Some young physicians say that practicing medicine is intuitive and experience
based, that once you have done a residency, studying and memorizing are
things of the past. For most of us, this is not true. When a patient comes into
the emergency department 15 minutes after eating dark-meat fish with flush-
ing and palpitations, you might know that you need to initiate treatment with
diphenhydramine for scombroid poisoning. But this knowledge is hardly
intuitive. And, unless you had trained in Florida, you would probably never
have seen this disease. For most examinees, study and memorization are a
necessary part of test preparation.
In preparing for the exam, take an expansive and a reductionist approach.

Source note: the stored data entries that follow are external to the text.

@@ -240,8 +240,8 @@
 
 std::string AffineComponent::Info() const {
   std::stringstream stream;
-  const double size = (double)linear_params_.NumRows() * linear_params_.NumCols();
-  const double ls = std::sqrt(TraceMatMat(linear_params_, linear_params_, kTrans) / size);
+  const double size = (double)W().NumRows() * W().NumCols();
+  const double ls = std::sqrt(TraceMatMat(W(), W(), kTrans) / size);
   const double bs = std::sqrt(VecVec(bias_params_, bias_params_) / bias_params_.Dim());
   stream << Type() << ", input-dim=" << InputDim()
          << ", output-dim=" << OutputDim() << ", linear-params-stddev=" << ls
@@ -257,26 +257,26 @@
   in_info.CheckSize(in);
   out_info.CheckSize(*out);
   KALDI_ASSERT(in_info.NumChunks() == out_info.NumChunks());
-  out->AddMatMatBias(1.0, in, kNoTrans, linear_params_, kTrans, bias_params_);
+  auto wstats = WeightStatsHint();
+  out->AddMatMatBias(1.0, in, kNoTrans, W(), kTrans, bias_params_);
 }
 
 void AffineComponent::Scale(BaseFloat scale) {
-  linear_params_.Scale(scale);
+  MutableW().Scale(scale);
   bias_params_.Scale(scale);
 }
 
 void AffineComponent::Add(BaseFloat alpha, const UpdatableComponent &other_in) {
   const AffineComponent *other = dynamic_cast<const AffineComponent *>(&other_in);
   KALDI_ASSERT(other != NULL);
-  linear_params_.AddMat(alpha, other->linear_params_);
+  MutableW().AddMat(alpha, other->W());
   bias_params_.AddVec(alpha, other->bias_params_);
 }
 
 void AffineComponent::UpdateSimple(const CuMatrixBase<BaseFloat> &in_value,
                                    const CuMatrixBase<BaseFloat> &out_deriv) {
   bias_params_.AddRowSumMat(learning_rate_, out_deriv, 1.0);
-  linear_params_.AddMatMat(learning_rate_, out_deriv, kTrans, in_value,
-                           kNoTrans, 1.0);
+  MutableW().AddMatMat(learning_rate_, out_deriv, kTrans, in_value, kNoTrans, 1.0);
 }
 
 void AffineComponent::Backprop(const ChunkInfo &, const ChunkInfo &,
@@ -287,8 +287,9 @@
                                CuMatrix<BaseFloat> *in_deriv) const {
   AffineComponent *to_update = dynamic_cast<AffineComponent *>(to_update_in);
   in_deriv->Resize(out_deriv.NumRows(), InputDim(), kUndefined);
-  CuGemmBackpropStats stats(out_deriv, linear_params_, to_update != NULL, &in_value);
-  in_deriv->AddMatMat(1.0, out_deriv, kNoTrans, linear_params_, kNoTrans, 0.0);
+  auto wstats = WeightStatsHint();
+  CuGemmBackpropStats stats(out_deriv, W(), to_update != NULL, &in_value);
+  in_deriv->AddMatMat(1.0, out_deriv, kNoTrans, W(), kNoTrans, 0.0);
   if (to_update != NULL) {
     if (to_update->is_gradient_)
       to_update->UpdateSimple(in_value, out_deriv);
@@ -302,7 +303,7 @@
     SetLearningRate(1.0);
     is_gradient_ = true;
   }
-  linear_params_.SetZero();
+  MutableW().SetZero();
   bias_params_.SetZero();
 }
 
@@ -313,7 +314,7 @@
   ExpectOneOrTwoTokens(is, binary, ostr_beg.str(), "<LearningRate>");
   ReadBasicType(is, binary, &learning_rate_);
   ExpectToken(is, binary, "<LinearParams>");
-  linear_params_.Read(is, binary);
+  MutableW().Read(is, binary);
   ExpectToken(is, binary, "<BiasParams>");
   bias_params_.Read(is, binary);
   std::string tok;
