# jrnerupudinho/Semi-Blind-Channel-Estimation-for-MIMO-RIS-communication-system-Using-EM-Algo

Hardware: NVIDIA B200
Metric: EM channel-estimation trials/sec (higher is better)
Workload: dtype f64

## Files before the change

### semi-blind-channel-estimation-for-mimo-ris-communication-system-using-em-algo_b200/csrc/abi.cu

```cuda
#include <atomic>
#include <mutex>
#include <vector>
#include <stdio.h>
#include <string.h>

#include "common.cuh"

namespace sbce {

static std::atomic<long long> g_launches{0};
void count_launch(int n) { g_launches.fetch_add(n, std::memory_order_relaxed); }

struct PhaseSpan { int phase; cudaEvent_t a, b; };
static std::atomic<bool> g_prof_on{false};
static std::vector<PhaseSpan> g_spans;
static std::vector<cudaEvent_t> g_event_pool;
static std::mutex g_prof_mu;

static cudaEvent_t prof_event() {
    {
        std::lock_guard<std::mutex> lock(g_prof_mu);
        if (!g_event_pool.empty()) { cudaEvent_t e = g_event_pool.back(); g_event_pool.pop_back(); return e; }
    }
    cudaEvent_t e;
    cudaEventCreate(&e);
    return e;
}

struct PhaseScope {
    bool on; int phase; cudaStream_t s; cudaEvent_t a;
    PhaseScope(int ph, cudaStream_t st) : on(g_prof_on.load(std::memory_order_relaxed)), phase(ph), s(st), a(nullptr) {
        if (on) { a = prof_event(); cudaEventRecord(a, s); }
    }
    ~PhaseScope() {
        if (on) {
            cudaEvent_t b = prof_event();
            cudaEventRecord(b, s);
            std::lock_guard<std::mutex> lock(g_prof_mu);
            g_spans.push_back({phase, a, b});
        }
    }
};

static int make_dims(const sbce_cfg* c, Dims* d, bool with_estep = true) {
    if (!c) return SBCE_E_NULL;
    if (c->N < 1 || c->n_tx < 1 || c->n_rx < 1 || c->T_p < 0 || c->T_d < 1 || c->itera < 0 || c->batch < 0)
        return SBCE_E_SHAPE;
    int sq = 0;
    if (c->M == 4) sq = 2; else if (c->M == 16) sq = 4; else if (c->M == 64) sq = 8; else return SBCE_E_UNSUPPORTED;
    if (c->n_tx > 8 || c->n_rx > 8) return SBCE_E_UNSUPPORTED;
    if (!gram_supports(c->N + 1, c->n_tx, c->n_rx)) return SBCE_E_UNSUPPORTED;
    if (c->n_tx <= 4 && !(c->n_rx <= 4 || c->n_rx == 6 || c->n_rx == 8)) return SBCE_E_UNSUPPORTED;
    if (c->mode < SBCE_MODE_SOFT || c->mode > SBCE_MODE_MMSE) return SBCE_E_UNSUPPORTED;
    if (with_estep) {
        const int log2M = sq == 2 ? 2 : (sq == 4 ? 4 : 6), bits = c->n_tx * log2M;
        const bool tree = c->mode == SBCE_MODE_SOFT || c->mode == SBCE_MODE_HARD;
        if (tree && !enum_instantiated(c->n_tx, log2M)) return SBCE_E_UNSUPPORTED;
        if ((c->mode == SBCE_MODE_ZF || c->mode == SBCE_MODE_MMSE) && bits > 30) return SBCE_E_UNSUPPORTED;
    }
    d->N = c->N; d->N1 = c->N + 1; d->n_tx = c->n_tx; d->n_rx = c->n_rx; d->M = c->M; d->sqM = sq;
    d->bitsM = (sq == 2 ? 2 : (sq == 4 ? 4 : 6));
    d->T_p = c->T_p; d->T_d = c->T_d; d->itera = c->itera;
    d->L = d->N1 * c->n_tx;
    d->Lp = (d->L + 7) & ~7;
    d->RP = (c->n_rx + 3) & ~3;
    d->Ltot = d->Lp + d->RP;
    d->mode = c->mode; d->flags = c->flags; d->p1 = c->partition_p1;
    d->psi_shared = (c->flags & SBCE_FLAG_PSI_SHARED) ? 1 : 0;
    d->psiP_shared = (c->flags & (SBCE_FLAG_PSI_SHARED | SBCE_FLAG_PSIP_SHARED)) ? 1 : 0;
    d->rec = qr_record_doubles(c->n_tx);
    if (c->mode == SBCE_MODE_PM || c->mode == SBCE_MODE_PM_BETA) {
        if (c->partition_p1 < 1 || c->partition_p1 > c->n_tx) return SBCE_E_SHAPE;
        if (with_estep && c->partition_p1 * d->bitsM > 24) return SBCE_E_UNSUPPORTED;
    }
    if (c->mode >= SBCE_MODE_PM && c->n_rx < c->n_tx) return SBCE_E_UNSUPPORTED;
    if (c->flags & SBCE_FLAG_SUPERIMPOSED) {
        if (c->T_p != 0) return SBCE_E_SHAPE;
        if (c->mode != SBCE_MODE_SOFT && c->mode != SBCE_MODE_HARD) return SBCE_E_UNSUPPORTED;
    }
    return 0;
}

static inline size_t al(size_t x) { return (x + 255) & ~(size_t)255; }

size_t carve_workspace(const Dims& d, int nb, void* base, Workspace* ws) {
    size_t off = 0;
    char* p = (char*)base;
    auto take = [&](size_t bytes) { char* r = p ? p + off : nullptr; off += al(bytes); return r; };
    const size_t B = (size_t)nb;
    ws->stat_m = (double*)take(B * d.T_d * d.n_tx * 16);
    ws->stat_R = (double*)take(B * d.T_d * d.n_tx * d.n_tx * 16);
    ws->pil_m = (double*)take(B * d.T_p * d.n_tx * 16 + 16);
    ws->pil_R = (double*)take(B * d.T_p * d.n_tx * d.n_tx * 16 + 16);
    ws->qr = (double*)take(B * d.T_d * d.rec * 8);
    ws->lse_sym = (double*)take(B * d.T_d * 8);
    ws->Gp = (double*)take(B * d.Ltot * d.Lp * 16);
    ws->G = (double*)take(B * d.Ltot * d.Lp * 16);
    ws->active = (int32_t*)take(B * 4);
    ws->stat = (int32_t*)take(B * 4);
    ws->kscratch = (int32_t*)take(B * d.T_d * 4);
    ws->thbuf = (double*)take(B * d.Lp * d.n_rx * 16);
    ws->psiw = (double*)take(B * d.T_p * d.N1 * 16 + 16);
    ws->ls_scale = (double*)take(B * d.N1 * 8);
    ws->ls_rep = (int32_t*)take(B * d.N1 * 4);
    ws->bytes = off;
    return off;
}

#define CK(x)                                  \
    do {                                       \
        cudaError_t _e = (x);                  \
        if (_e != cudaSuccess) return (int)_e; \
    } while (0)

cudaError_t launch_pm_stats(const Dims& d, int nb, const double* Yd, const double* PsiD, const double* theta,
                            const double* varn, const int32_t* active, double* stat_m, double* stat_R,
                            int32_t* kstar, cudaStream_t s);

static int estep_dispatch(const Dims& d, int nb, const double* Yd, const double* PsiD, const double* theta,
                          const double* varn, const int32_t* active, Workspace& ws, double* stat_m, double* stat_R,
                          int32_t* kstar, double* lse_sym, const double* Xoff, cudaStream_t s) {
    if (d.mode == SBCE_MODE_SOFT || d.mode == SBCE_MODE_HARD) {
        {
            PhaseScope ps(SBCE_PHASE_HEFF_QR, s);
            CK(launch_heff_qr(d, nb, Yd, PsiD, theta, active, Xoff, ws.qr, s));
        }
        {
            PhaseScope ps(SBCE_PHASE_ENUM, s);
            CK(launch_enum(d, nb, ws.qr, varn, active, stat_m, stat_R, kstar, lse_sym, s));
            if (Xoff) CK(launch_superimpose_stats(d, nb, Xoff, active, stat_m, stat_R, s));
        }
    } else {
        PhaseScope ps(SBCE_PHASE_ENUM, s);
        CK(launch_pm_stats(d, nb, Yd, PsiD, theta, varn, active, stat_m, stat_R, kstar, s));
    }
    return 0;
}

static inline Dims pilot_dims(const Dims& d) { Dims dp = d; dp.psi_shared = d.psiP_shared; return dp; }

static int em_chunk(const Dims& d, int nb, const sbce_io& io, Workspace& ws, cudaStream_t s) {
    const bool tree = d.mode == SBCE_MODE_SOFT || d.mode == SBCE_MODE_HARD;
    const bool decides = tree || d.mode == SBCE_MODE_ZF || d.mode == SBCE_MODE_MMSE;
    if (io.kstar && !decides) CK(cudaMemsetAsync(io.kstar, 0xFF, (size_t)nb * d.T_d * sizeof(int32_t), s));
    {
        PhaseScope ps(SBCE_PHASE_SETUP, s);
        CK(launch_init_state(d, nb, io.theta0, io.theta, ws.active, ws.stat, io.iters, io.llf, io.lse, s));
        CK(launch_pilot_stats(d, nb, io.Xp, ws.pil_m, ws.pil_R, s));
        CK(launch_normal_equations(pilot_dims(d), nb, io.PsiP, d.T_p, io.Yp, ws.pil_m, ws.pil_R, nullptr, ws.Gp, nullptr, s));
    }
    for (int l = 0; l < d.itera; ++l) {
        int rc = estep_dispatch(d, nb, io.Yd, io.PsiD, io.theta, io.varn, ws.active, ws, ws.stat_m, ws.stat_R,
                                io.kstar, ws.lse_sym, (d.flags & SBCE_FLAG_SUPERIMPOSED) ? io.Xp : nullptr, s);
        if (rc) return rc;
        {
            PhaseScope ps(SBCE_PHASE_GRAM, s);
            CK(launch_normal_equations(d, nb, io.PsiD, d.T_d, io.Yd, ws.stat_m, ws.stat_R, ws.Gp, ws.G, ws.active,
                                       s));
        }
        {
            PhaseScope ps(SBCE_PHASE_CHOL, s);
            CK(launch_chol_solve(d, nb, ws.G, io.theta, ws.active, ws.stat, ws.thbuf, s));
        }
        {
            PhaseScope ps(SBCE_PHASE_METRICS, s);
            CK(launch_after_iteration(d, nb, l, io.theta, io.h_true, io.Yp, io.Yd, io.PsiP, io.PsiD, io.Xp,
                                      io.Xd_true, io.varn, tree ? ws.lse_sym : nullptr, ws.active, io.iters, io.llf,
                                      io.lse, s));
        }
    }
    {
        PhaseScope ps(SBCE_PHASE_METRICS, s);
        CK(launch_final_metrics(d, nb, io.theta, io.h_true, ws.stat, io.nmse, io.status, s));
    }
    return 0;
}
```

Be
expansive by studying with your reference books and internet resources readily
at hand. Supplementing your clinical knowledge with pictures and detailed
descriptions of illnesses will help you remember how to identify and manage
complex and rare diseases. Be reductionist by preparing notes on the subjects
you have difficulty remembering. Linking key words together on paper, “den-
dritic ulcer →herpes keratitis,” for example, and reviewing them regularly is
often enough to help you “capture” an important piece of knowledge—and
ensure the right answer—on test day.
Most cases you see in an emergency department will require more complex
thinking than can be presented in a multiple choice question. We encourage
you to accept that the test simplifies complexities in order to provide an
objective measure of your knowledge. For evolving and complex situations,
such as evaluating the source of chest pain, we describe the current, generally
accepted approaches. Please be aware that medicine continually changes, and
there are many situations for which we still do not know the best approach.